MWG-MRR193: Adds rules for solar resources to the market protocols and Tariff, including incorporating a solar forecast in SPP studies, increasing the solar forecast’s accuracy and including solar resources in dispatchable variable energy resource registration. Nebraska Public Power District cast an opposing vote, contending behind-the-meter generation would be required to register in the market should their loads change and they end up injecting power onto the system.
BPWG-RR123: Removes obsolete language and clarifies SPP’s current practices for short-term service requests and the system impact study process.
MWG-MRR178: Specifies that SPP’s Market Monitoring Unit will review the costs included in each mitigated resource offer, on an ex-post basis.
MWG-MRR179: Aligns the protocols with FERC-approved language (ER15-2265) ensuring long-term congestion rights are not affected by potential resource hub terminations, and that resource hubs used in bilateral contracts can’t be unilaterally terminated by the hub’s owner.
MWG-MRR181: Corrects outdated references in the Tariff and protocols related to the allocation of annual auction revenue rights, an oversight noted by FERC (ER16-13).
MWG-MRR182: Removes the term “control area,” which is no longer used by SPP, from the market protocols.
MWG-MRR184: Exempts resources from charges when they clear the day-ahead market with real-time meter readings of zero following either decommitment by SPP or dispatch to zero.
MWG-MRR185: Clarifies which document — SPP Planning Criteria or SPP Operating Criteria — is referenced when used in the market protocols and Tariff.

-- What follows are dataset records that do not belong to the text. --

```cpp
template <int GR_LANES>
__global__ __launch_bounds__(256) void gram_reduce_wide_k(const float* __restrict__ slabs, const float* __restrict__ target,
                                                          float* __restrict__ out, float* __restrict__ partial,
                                                          int cc, int splits, float n, int C, int out_ld, int bt)
{
    constexpr int GR_QUADS = 256 / GR_LANES, GR_ELEMS = 4 * GR_QUADS;
    __shared__ float4 part_s[GR_LANES][GR_QUADS];
    __shared__ float scratch[4];
    const int q = threadIdx.x % GR_QUADS, ln = threadIdx.x / GR_QUADS;
    float acc[1] = {0.f};
    for (int base = blockIdx.x * GR_ELEMS; base < cc; base += gridDim.x * GR_ELEMS) {
        const int i = base + 4 * q;
        const int r = i < cc ? i / C : 0, c = i < cc ? i - r * C : 0;
        const bool live = i < cc && r / bt <= c / bt;
        float4 sum = make_float4(0.f, 0.f, 0.f, 0.f);
        if (live)
            for (int s = ln; s < splits; s += GR_LANES) {
                const float4 v = *reinterpret_cast<const float4*>(slabs + (size_t)s * cc + i);
                sum.x += v.x; sum.y += v.y; sum.z += v.z; sum.w += v.w;
            }
        __syncthreads();
        part_s[ln][q] = sum;
        __syncthreads();
        if (ln == 0 && live) {
            float4 tot = part_s[0][q];
#pragma unroll
            for (int j = 1; j < GR_LANES; ++j) { const float4 p = part_s[j][q]; tot.x += p.x; tot.y += p.y; tot.z += p.z; tot.w += p.w; }
            float v[4] = {tot.x / n, tot.y / n, tot.z / n, tot.w / n};
            if (target) { const float4 t = *reinterpret_cast<const float4*>(target + i); v[0] -= t.x; v[1] -= t.y; v[2] -= t.z; v[3] -= t.w; }
            const bool mirror = r / bt < c / bt;
#pragma unroll
            for (int k = 0; k < 4; ++k) {
                out[r * out_ld + c + k] = v[k];
                acc[0] += v[k] * v[k];
                if (mirror) { out[(c + k) * out_ld + r] = v[k]; acc[0] += v[k] * v[k]; }
            }
        }
    }
    block_sum(acc, scratch);
    if (threadIdx.x == 0 && partial) partial[blockIdx.x] = acc[0];
}

int gram_fold_groups(const GramPlan& pl) { return pl.splits > 32 ? 32 : 0; }

hipError_t launch_gram_reduce(const float* slabs, float* folded, const float* target, float* out, int out_ld, float* partial,
                              int* n_partial, int C, double divisor, const GramPlan& pl, hipStream_t s)
{
    const int cc = C * C;
    int splits = pl.splits;
    if (splits > 32 && C % 4 == 0 && pl.bt % 4 == 0 && env_int("ST2_GRAM_REDUCE", 1) != 2) {
        const bool small = cc <= 128 * 128;
        const int grid = reduce_grid((size_t)cc, small ? 32 : 128, kMaxPartials);
        if (n_partial) *n_partial = grid;
        if (small) gram_reduce_wide_k<32><<<grid, 256, 0, s>>>(slabs, target, out, partial, cc, splits, (float)divisor, C, out_ld, pl.bt);
        else gram_reduce_wide_k<8><<<grid, 256, 0, s>>>(slabs, target, out, partial, cc, splits, (float)divisor, C, out_ld, pl.bt);
        return hipGetLastError();
    }
    const int groups = gram_fold_groups(pl);
    if (groups) {
        const int per = (pl.splits + groups - 1) / groups;
        gram_fold_k<<<dim3((cc + 255) / 256, groups), 256, 0, s>>>(slabs, folded, cc, pl.splits, per, C, pl.bt);
        slabs = folded;
        splits = (pl.splits + per - 1) / per;
    }
    const int grid = reduce_grid((size_t)cc, 256, kMaxPartials);
    if (n_partial) *n_partial = grid;
    gram_reduce_k<<<grid, 256, 0, s>>>(slabs, target, out, partial, cc, splits, (float)divisor, C, out_ld, pl.bt);
    return hipGetLastError();
}

}
```

Measured before the change: 142.2 it/s.

## Add 4-stage DMA ring gram kernel for single-tile 64-channel layers

```diff
diff --git a/style_transfer2_amd/csrc/gram.hip b/style_transfer2_amd/csrc/gram.hip
--- a/style_transfer2_amd/csrc/gram.hip
+++ b/style_transfer2_amd/csrc/gram.hip
@@ -246,6 +246,114 @@
 __global__ __launch_bounds__(256, 2) void gram_partial_dma_64(const float* F, unsigned f_bytes, float* slabs, int C, int hw, int tiles_1d, int kslab)
 { gram_partial_dma_body<64>(F, f_bytes, slabs, C, hw, tiles_1d, kslab); }
 
+constexpr int GR_STAGES = 4;
+
+__global__ __launch_bounds__(256, 2) void gram_partial_dma_64_ring(const float* F, unsigned f_bytes, float* slabs, int C, int hw, int kslab)
+{
+    constexpr int IMG = 64 * 32;
+    __shared__ __attribute__((aligned(16))) float smem[GR_STAGES][IMG];
+
+    const int tid = threadIdx.x, lane = tid & 63;
+    const int wave = __builtin_amdgcn_readfirstlane(tid >> 6);
+    const int split = blockIdx.x;
+    const int kbeg = split * kslab;
+    const int kend = min(hw, kbeg + kslab);
+    const int nsteps = (kend - kbeg) / 32;
+
+    const __amdgpu_buffer_rsrc_t rs = __builtin_amdgcn_make_buffer_rsrc((void*)F, 0, f_bytes, 0x00020000);
+    unsigned aoff[2];
+#pragma unroll
+    for (int t = 0; t < 2; ++t) {
+        const int slot = (wave + 4 * t) * 64 + lane;
+        const int r = slot >> 3, q = (slot & 7) ^ ((r >> 1) & 7);
+        aoff[t] = r < C ? ((unsigned)r * (unsigned)hw + (unsigned)kbeg + 4u * q) * 4u : 0xffffffffu;
+    }
+    auto dma = [&](int step) {
+        const unsigned so = (unsigned)step * 128u;
+        float* stage = smem[step & (GR_STAGES - 1)];
+#pragma unroll
+        for (int t = 0; t < 2; ++t)
+            __builtin_amdgcn_raw_ptr_buffer_load_lds(rs, (gram_lptr_t)(stage + (wave + 4 * t) * 256), 16,
+                                                     aoff[t] == 0xffffffffu ? aoff[t] : aoff[t] + so, 0, 0, 0);
+    };
+
+    f32x16 acc00, acc01, acc11;
+#pragma unroll
+    for (int e = 0; e < 16; ++e) { acc00[e] = 0.f; acc01[e] = 0.f; acc11[e] = 0.f; }
+
+    const int l31 = lane & 31, khalf = lane >> 5;
+    const bool hi = lane >= 32;
+    const int key = (l31 >> 1) & 7;
+
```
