@@ -854,15 +884,15 @@
         idx = __shfl_sync(0xffffffffu, idx, 0);
         if (idx >= n_groups) return;
 #pragma unroll
-        for (int b = 0; b < NB; b++) cur[b] = run_cur(runs[idx * NB + b]);
+        for (int b = 0; b < NB; b++) cur[b] = run_cur_l(runs[idx * NB + b]);
         npk = runs[idx * NB].n_packets;
         if (lane == 0) {
             fence_proxy_async();
             const float *st[NB];
-            uint32_t has[NB];
-#pragma unroll
-            for (int b = 0; b < NB; b++) { st[b] = cur[b].state; has[b] = cur[b].flags & 1u; }
-            issue_state(st, has);
+            uint32_t fl[NB];
+#pragma unroll
+            for (int b = 0; b < NB; b++) { st[b] = cur[b].state; fl[b] = cur[b].flags; }
+            issue_state(st, fl);
             for (; lc < (uint32_t)kLongRing && lc < npk; lc++) issue_stage(lc, cur, lc);
             nx_idx = atomicAdd(ticket, 1u);
         }
@@ -919,6 +949,8 @@
                 phase_bits ^= 1u << 30;
                 if (NB == 1 && (cur[0].flags & 8u))
                     out_first_short<NB, OutT>(tw, lane, O, E, pe, cur, out, s_state, w_short, ls);
+                else if (NB == 1 && (cur[0].flags & 64u))
+                    out_stage<NB, true, true>(tw, lane, O, E, pe, cur, out, s_state);
                 else
                     out_stage<NB, true>(tw, lane, O, E, pe, cur, out, s_state);
                 __syncwarp();
@@ -930,7 +962,7 @@
             slot_i = (slot_i + 1 == (uint32_t)kLongRing) ? 0 : slot_i + 1;
         }
 #pragma unroll
-        for (int b = 0; b < NB; b++) end_of_run<0>(lane, pe[b], cur[b].flags, npk, out[b], cur[b].state, ls);
+        for (int b = 0; b < NB; b++) end_of_run<0, true>(lane, pe[b], cur[b].flags, npk, out[b], cur[b].state, ls);
         uint32_t st_ = 0, nlc = 0;
         if (lane == 0) {
             if (nx_stage == 0) request_desc();
@@ -944,7 +976,7 @@
         if (st_ != 2) break;
         __syncwarp();
 #pragma unroll
-        for (int b = 0; b < NB; b++) cur[b] = run_cur(s_next[b]);
+        for (int b = 0; b < NB; b++) cur[b] = run_cur_l(s_next[b]);
         npk = s_next[0].n_packets;
         __syncwarp();
         lc = nlc;
diff --git a/lewton_b200/csrc/lwb_api.cu b/lewton_b200/csrc/lwb_api.cu
--- a/lewton_b200/csrc/lwb_api.cu
+++ b/lewton_b200/csrc/lwb_api.cu
@@ -566,6 +566,7 @@
 {
     if (!s) return LWB_ERR_INVALID;
     set_stream_state(s, false, 0);
+    set_stream_half(s, false);
     return LWB_OK;
 }
 extern "C" int lwb_stream_set_window(lwb_stream *s, uint64_t skip, uint64_t limit)
@@ -594,6 +595,7 @@
     if (rc) return rc;
     (*out)->has = s->has;
     (*out)->plen = s->plen;
+    (*out)->half = s->half;
     (*out)->skip_left = s->skip_left;
     (*out)->limit_left = s->limit_left;
     lwb_ctx *ctx = s->ctx;
@@ -612,6 +614,8 @@
     CU(ctx, cudaMemcpy2DAsync(out, s->plen * sizeof(float), s->d_state, state_stride(s->setup) * sizeof(float),
                               s->plen * sizeof(float), s->setup->channels, cudaMemcpyDeviceToHost, ctx->stream));
     CU(ctx, cudaStreamSynchronize(ctx->stream));
+    for (unsigned c = 0; s->half && c < s->setup->channels; c++)
+        for (uint32_t m = 0; m < s->plen / 2; m++) out[(size_t)c * s->plen + s->plen - 1 - m] = out[(size_t)c * s->plen + m];
     return LWB_OK;
 }
 
@@ -629,6 +633,7 @@
     s->ctx->state_gen++;
     s->has = true;
     s->plen = len;
+    s->half = false;
     return LWB_OK;
 }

ORWG-RR168: Requires transmission owners to provide the highest available emergency ratings and specifies SPP’s interpretation of those ratings.
RTWG-RR176: Corrects and clarifies the responsibilities and requirements under the process that allows generation resources to be compensated for reactive support.
TWG-RR174: Revises Attachment AQ of the Tariff to no longer require transmission customers to submit a request for changes in delivery point facilities without a corresponding change in load.